-- Opening Marker --

template <int NU, int NA, int NB>
__global__ void __launch_bounds__(SBN_JOIN_MAX_THREADS, 1) sbn_join_kernel(const __grid_constant__ SbnJoinParams p) {
    constexpr int T = kT, CX = kT, S = SBN_JOIN_STAGES;
    constexpr int N_IN = NU + NA + NB;
    constexpr int TB = NB > 0 ? T : 1;
    constexpr int ROW_WORDS = N_IN + 2;
    const SbnStep &s = p.s;
    extern __shared__ __align__(128) float s_mem[];
    __shared__ __align__(8) uint64_t s_full[S], s_tab;
    sbn_pdl_launch_dependents();

    const int R = p.rows;
    float *const tab = s_mem + S * p.stage_floats;
    const bool staged = s.smem_floats > 0;
    if (threadIdx.x == 0) {
#pragma unroll
        for (int k = 0; k < S; ++k) sbn_mbar_init(&s_full[k], 1);
        sbn_mbar_init(&s_tab, 1);
        sbn_fence_mbar_init();
    }
    __syncthreads();
    if (threadIdx.x == 0 && staged) {
        sbn_mbar_expect_tx(&s_tab, static_cast<uint32_t>(s.smem_floats) * 4u);
#pragma unroll
        for (int i = 0; i < N_IN; ++i)
            if (!s.in[i].batched) sbn_tma_bulk_g2s(tab + s.in[i].smem_off, s.in[i].ptr, static_cast<uint32_t>(s.in[i].stage_floats) * 4u, &s_tab);
    }
    auto issue = [&](int stage, int blk) {
        float *const dst = s_mem + stage * p.stage_floats;
        sbn_mbar_expect_tx(&s_full[stage], p.stage_bytes);
        for (int m = 0; m < p.n_maps; ++m) tma_3d(dst + p.boff[p.map_in[m]], &p.tm[m], blk * R, &s_full[stage]);
    };
    sbn_pdl_wait();
    if (threadIdx.x == 0)
        for (int k = 0; k < S; ++k)
            if (blockIdx.x + k * gridDim.x < p.n_blocks) issue(k, blockIdx.x + k * gridDim.x);

    const int r = threadIdx.x % R, t = threadIdx.x / R;
    const int32_t *const row = s.tile_off + static_cast<int64_t>(t) * ROW_WORDS;
    const int o_base = __ldg(row);
    int base[N_IN];
#pragma unroll
    for (int i = 0; i < N_IN; ++i) base[i] = __ldg(row + 2 + i);
    const int c0 = s.card[0];
    const int cx = s.cx;
    if (staged) sbn_mbar_wait(&s_tab, 0);

    for (int it = 0, blk = blockIdx.x; blk < p.n_blocks; ++it, blk += gridDim.x) {
        const int stage = it % S;
        const int b = blk * R + r;
        const bool live = b < s.n_rows;
        const float *src[N_IN];
        int mul[N_IN];
        const float *const stg = s_mem + stage * p.stage_floats;
#pragma unroll
        for (int i = 0; i < N_IN; ++i) {
            if (s.in[i].batched) {
                src[i] = stg + p.boff[i] + r;
                mul[i] = R;
            } else {
                int e = s.in[i].smem_off;
                for (int k = 0; k < s.in[i].n_ev; ++k) {
                    const int code = live ? min(static_cast<int>(s.ev[static_cast<int64_t>(s.in[i].ev_col[k]) * s.ld_ev + b]), s.in[i].ev_card[k] - 1) : 0;
                    e += code * s.in[i].ev_stride[k];
                }
                src[i] = tab + e;
                mul[i] = 1;
            }
        }
        sbn_mbar_wait(&s_full[stage], static_cast<uint32_t>((it / S) & 1));

        float acc[T][TB];
#pragma unroll
        for (int d0 = 0; d0 < T; ++d0)
#pragma unroll
            for (int d1 = 0; d1 < TB; ++d1) acc[d0][d1] = 0.f;
        for (int xo = 0; xo < cx; xo += CX) {
            int ob[N_IN];
#pragma unroll
            for (int i = 0; i < N_IN; ++i) ob[i] = base[i] + __ldg(s.zoff + i * cx + xo);
#pragma unroll
            for (int x = 0; x < CX; ++x) {
                float a[T], bb[TB];
#pragma unroll
                for (int d = 0; d < T; ++d) {
                    float v = 1.f;
#pragma unroll
                    for (int j = 0; j < NA; ++j) {
                        const int i = NU + j;
                        const float r_ = src[i][(ob[i] + x * s.in[i].sx + d * s.in[i].stride[0]) * mul[i]];
                        v = (j == 0) ? r_ : v * r_;
                    }
#pragma unroll
                    for (int i = 0; i < NU; ++i) v *= src[i][(ob[i] + x * s.in[i].sx) * mul[i]];
                    a[d] = v;
                }
#pragma unroll
                for (int d = 0; d < TB; ++d) {
                    float v = 1.f;
#pragma unroll
                    for (int j = 0; j < NB; ++j) {
                        const int i = NU + NA + j;
                        const float r_ = src[i][(ob[i] + x * s.in[i].sx + d * s.in[i].stride[1]) * mul[i]];
                        v = (j == 0) ? r_ : v * r_;
                    }
                    bb[d] = v;
                }
#pragma unroll
                for (int d0 = 0; d0 < T; ++d0)
#pragma unroll
                    for (int d1 = 0; d1 < TB; ++d1) acc[d0][d1] = fmaf(a[d0], bb[d1], acc[d0][d1]);
            }
        }
        if (live) {
#pragma unroll
            for (int d1 = 0; d1 < TB; ++d1)
#pragma unroll
                for (int d0 = 0; d0 < T; ++d0) __stcs(s.out + static_cast<int64_t>(o_base + d1 * c0 + d0) * s.ld + b, acc[d0][d1]);
        }
        __syncthreads();
        if (threadIdx.x == 0 && blk + S * static_cast<int>(gridDim.x) < p.n_blocks) issue(stage, blk + S * gridDim.x);
    }
}

#define SBN_JOIN_COMBOS(X) \
    X(0, 1, 0) X(0, 1, 1) X(0, 1, 2) X(0, 2, 0) X(0, 2, 1) X(1, 1, 0) X(1, 1, 1) X(1, 2, 0) X(2, 1, 0) X(2, 1, 1)

bool instantiated(int nu, int na, int nb) {
#define SBN_JOIN_HAS(U, A, B) \
    if (nu == U && na == A && nb == B) return true;
    SBN_JOIN_COMBOS(SBN_JOIN_HAS)
#undef SBN_JOIN_HAS
    return false;
}
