# antoyang/FrozenBiLM

Hardware: AMD Instinct MI355X
Metric: video-text samples/sec (MLM fwd+bwd) DeBERTa-XL+adapters (higher is better)
Workload: dtype bf16; 1 GPU; DeBERTa-v2-XLarge(24L)+adapters ds8/8, B=32/GPU, T=10x1024, L=256 (S=266), MLM fwd+bwd+allreduce+clip+Adam, dropout 0.1 live, seeded random weights; global_batch=32, seq_len=266, parallelism=dp1, dead_layer23_encoder_pass=skipped (output unused, SURVEY fact 6); FLOPs still counted

## Files before the change

frozenbilm_amd/csrc/attn_bwd.hip:

```cpp
#include "attn_common.h"
#include "../../include/fbl.h"

namespace {
using namespace attn;

__global__ void rowdot_kernel(const bf16* dO, const bf16* O, long ld, float* out, int B, int S, int nh) {
  const long gid = (long)blockIdx.x * blockDim.x + threadIdx.x;
  const long idx = gid >> 3;
  const int c = (int)(gid & 7);
  const long total = (long)B * S * nh;
  const bool live = idx < total;
  const long row = live ? idx / nh : 0;
  const int h = live ? (int)(idx % nh) : 0;
  float s = 0.f;
  if (live) {
    const bf16x8 x = *(const bf16x8*)(dO + row * ld + h * 64 + c * 8);
    const bf16x8 y = *(const bf16x8*)(O + row * ld + h * 64 + c * 8);
#pragma unroll
    for (int e = 0; e < 8; ++e) s += bf2f(x[e]) * bf2f(y[e]);
  }
  s += __shfl_xor(s, 1, 64);
  s += __shfl_xor(s, 2, 64);
  s += __shfl_xor(s, 4, 64);
  if (live && c == 0) {
// ... 645 lines not shown
  }
}

struct BwdQArgs {
  const bf16* dS;
  const bf16* k; long ldk;
  const bf16* pkx;
  const int32_t* klen; const int32_t* border;
  bf16* dQ; long lddq;
  int B, S, Sp, nh;
  const int32_t* row0;
};
constexpr int LDG1 = 104;
constexpr int Q_DS = 0;
constexpr int Q_KS = Q_DS + 8192;
constexpr int Q_G1 = Q_KS + 8192;
constexpr int Q_TAB = Q_G1 + 64 * LDG1 * 2;
constexpr int Q_TOTAL = Q_TAB + 16384;
static_assert(3 * Q_TOTAL <= 160 * 1024, "three workgroups per CU");

template <bool PACKED = false>
__global__ __launch_bounds__(256, 3) void attn_bwd_dq_kernel(BwdQArgs a) {
  extern __shared__ __attribute__((aligned(16))) char smem[];
  const int tid = threadIdx.x, lane = tid & 63;
  const int w = __builtin_amdgcn_readfirstlane(tid >> 6);
  const int c = lane & 15, g = lane >> 4;
  const int S = a.S, Sp = a.Sp;
  const WgCoord wc = wg_coord(Sp / 64, a.nh, a.B, a.border);
  const int i0 = wc.x * 64, h = wc.h, b = wc.b;
  const int i = i0 + w * 16 + c;
  const long rb = PACKED ? (long)a.row0[b] : (long)b * S;
  const int lim = PACKED ? min(a.row0[b + 1] - a.row0[b], S) : S;
  const int kl = a.klen ? min(a.klen[b], S) : S;
  const int nkt = (i0 < kl) ? (kl + 63) / 64 : 0;
  const int srow = tid >> 3, sch = tid & 7;
  const int sb = srow * 128 + ((sch ^ tswz(srow)) << 4);
  const int ks0 = (w < 2) ? 0 : 1;
  bf16* g1 = (bf16*)(smem + Q_G1) + (w * 16 + c) * LDG1;
  const int wr = w * 16 + c;
  f32x4 dq[4];
#pragma unroll
  for (int dt = 0; dt < 4; ++dt) dq[dt] = (f32x4){0.f, 0.f, 0.f, 0.f};
  if (nkt > 0) {
    for (int t = tid; t < (64 * LDG1 * 2) / 16; t += 256) *(bf16x8*)(smem + Q_G1 + t * 16) = (bf16x8){0, 0, 0, 0, 0, 0, 0, 0};
    __syncthreads();
  }

  const long sbase = ((long)b * a.nh + h) * Sp * Sp;
  const __amdgpu_buffer_rsrc_t sr = buf_rsrc(a.dS + sbase + (long)i0 * Sp);
  const __amdgpu_buffer_rsrc_t kr = buf_rsrc(a.k + rb * a.ldk + h * 64);
  const __amdgpu_buffer_rsrc_t xr = buf_rsrc(a.pkx + (long)h * 2 * Sp * 64);
  const uint32_t so = (uint32_t)((wr * Sp + g * 16) * 2);
  const uint32_t ldk2 = (uint32_t)(a.ldk * 2);
  const int beta0 = (i0 - 64 + Sp) >> 6;

  struct Regs { bf16x8 s[2], k[2], x[2]; } R;
  auto load_pair = [&](int jt) {
#pragma unroll
    for (int t = 0; t < 2; ++t) {
      R.s[t] = buf_ld16(sr, so + (uint32_t)(t * 16), (uint32_t)(jt * 128));
      const uint32_t jr = (uint32_t)min(jt * 64 + srow + t * 32, lim - 1);
      R.k[t] = buf_ld16(kr, jr * ldk2 + (uint32_t)(sch * 16), 0);
      R.x[t] = buf_ld16(xr, (uint32_t)((srow + t * 32) * 128 + sch * 16), (uint32_t)((beta0 - jt) * 8192));
    }
  };
  if (nkt > 0) {
    load_pair(0);
#pragma unroll
    for (int t = 0; t < 2; ++t)
      *(bf16x8*)(smem + Q_TAB + ((beta0 + 1) & 1) * 8192 + sb + t * 4096) =
          buf_ld16(xr, (uint32_t)((srow + t * 32) * 128 + sch * 16), (uint32_t)((beta0 + 1) * 8192));
  }
  for (int jt = 0; jt < nkt; ++jt) {
#pragma unroll
    for (int t = 0; t < 2; ++t) {
      *(bf16x8*)(smem + Q_KS + sb + t * 4096) = R.k[t];
      *(bf16x8*)(smem + Q_TAB + ((beta0 - jt) & 1) * 8192 + sb + t * 4096) = R.x[t];
      *(bf16x8*)(smem + Q_DS + wr * 128 + (((2 * g + t) ^ (wr & 7)) << 4)) = R.s[t];
    }
    {
      bf16* gs = g1 + wr + 64 - g * 16 - ks0 * 32;
#pragma unroll
      for (int t = 0; t < 2; ++t)
#pragma unroll
        for (int e = 0; e < 8; ++e) gs[-(t * 8 + e)] = R.s[t][e];
    }
    __syncthreads();
    load_pair(min(jt + 1, nkt - 1));
#pragma unroll
    for (int kk = 0; kk < 2; ++kk) {
      const int rk = kk * 32 + g * 8 + (c >> 2);
      const bf16x8 sf = *(const bf16x8*)(smem + Q_DS + wr * 128 + (((kk * 4 + g) ^ (wr & 7)) << 4));
#pragma unroll
      for (int dt = 0; dt < 4; ++dt) {
        const int ch = dt * 2 + ((c >> 1) & 1), sub = (c & 1) * 8;
        union { tr16x4 h[2]; bf16x8 v; } u;
        u.h[0] = lds_tr16((const bf16*)(smem + Q_KS + rk * 128 + ((ch ^ tswz(rk)) << 4) + sub));
        u.h[1] = lds_tr16((const bf16*)(smem + Q_KS + (rk + 4) * 128 + ((ch ^ tswz(rk + 4)) << 4) + sub));
        dq[dt] = __builtin_amdgcn_mfma_f32_16x16x32_bf16(u.v, sf, dq[dt], 0, 0, 0);
      }
    }
#pragma unroll
    for (int u3 = 0; u3 < 3; ++u3) {
      const int x0 = (ks0 + u3) * 32 + g * 8;
      const int slot = ((beta0 - jt + (x0 >> 6)) & 1) * 8192;
      const int r = (x0 & 63) + (c >> 2);
      const bf16x8 gf = *(const bf16x8*)(g1 + u3 * 32 + g * 8);
#pragma unroll
      for (int dt = 0; dt < 4; ++dt) {
        const int ch = dt * 2 + ((c >> 1) & 1), sub = (c & 1) * 8;
        union { tr16x4 h[2]; bf16x8 v; } ut;
        ut.h[0] = lds_tr16((const bf16*)(smem + Q_TAB + slot + r * 128 + ((ch ^ tswz(r)) << 4) + sub));
        ut.h[1] = lds_tr16((const bf16*)(smem + Q_TAB + slot + (r + 4) * 128 + ((ch ^ tswz(r + 4)) << 4) + sub));
        dq[dt] = __builtin_amdgcn_mfma_f32_16x16x32_bf16(ut.v, gf, dq[dt], 0, 0, 0);
      }
    }
    __syncthreads();
  }
  if (i < lim) {
    bf16* op = a.dQ + (rb + i) * a.lddq + h * 64 + g * 4;
#pragma unroll
    for (int dt = 0; dt < 4; ++dt)
      *(bf16x4*)(op + dt * 16) = (bf16x4){f2bf(dq[dt][0]), f2bf(dq[dt][1]), f2bf(dq[dt][2]), f2bf(dq[dt][3])};
  }
}
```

-- Closing Marker --

Return each line in the records that holds the string "klen".

  const int32_t* klen; const int32_t* border;
  const int kl = a.klen ? min(a.klen[b], S) : S;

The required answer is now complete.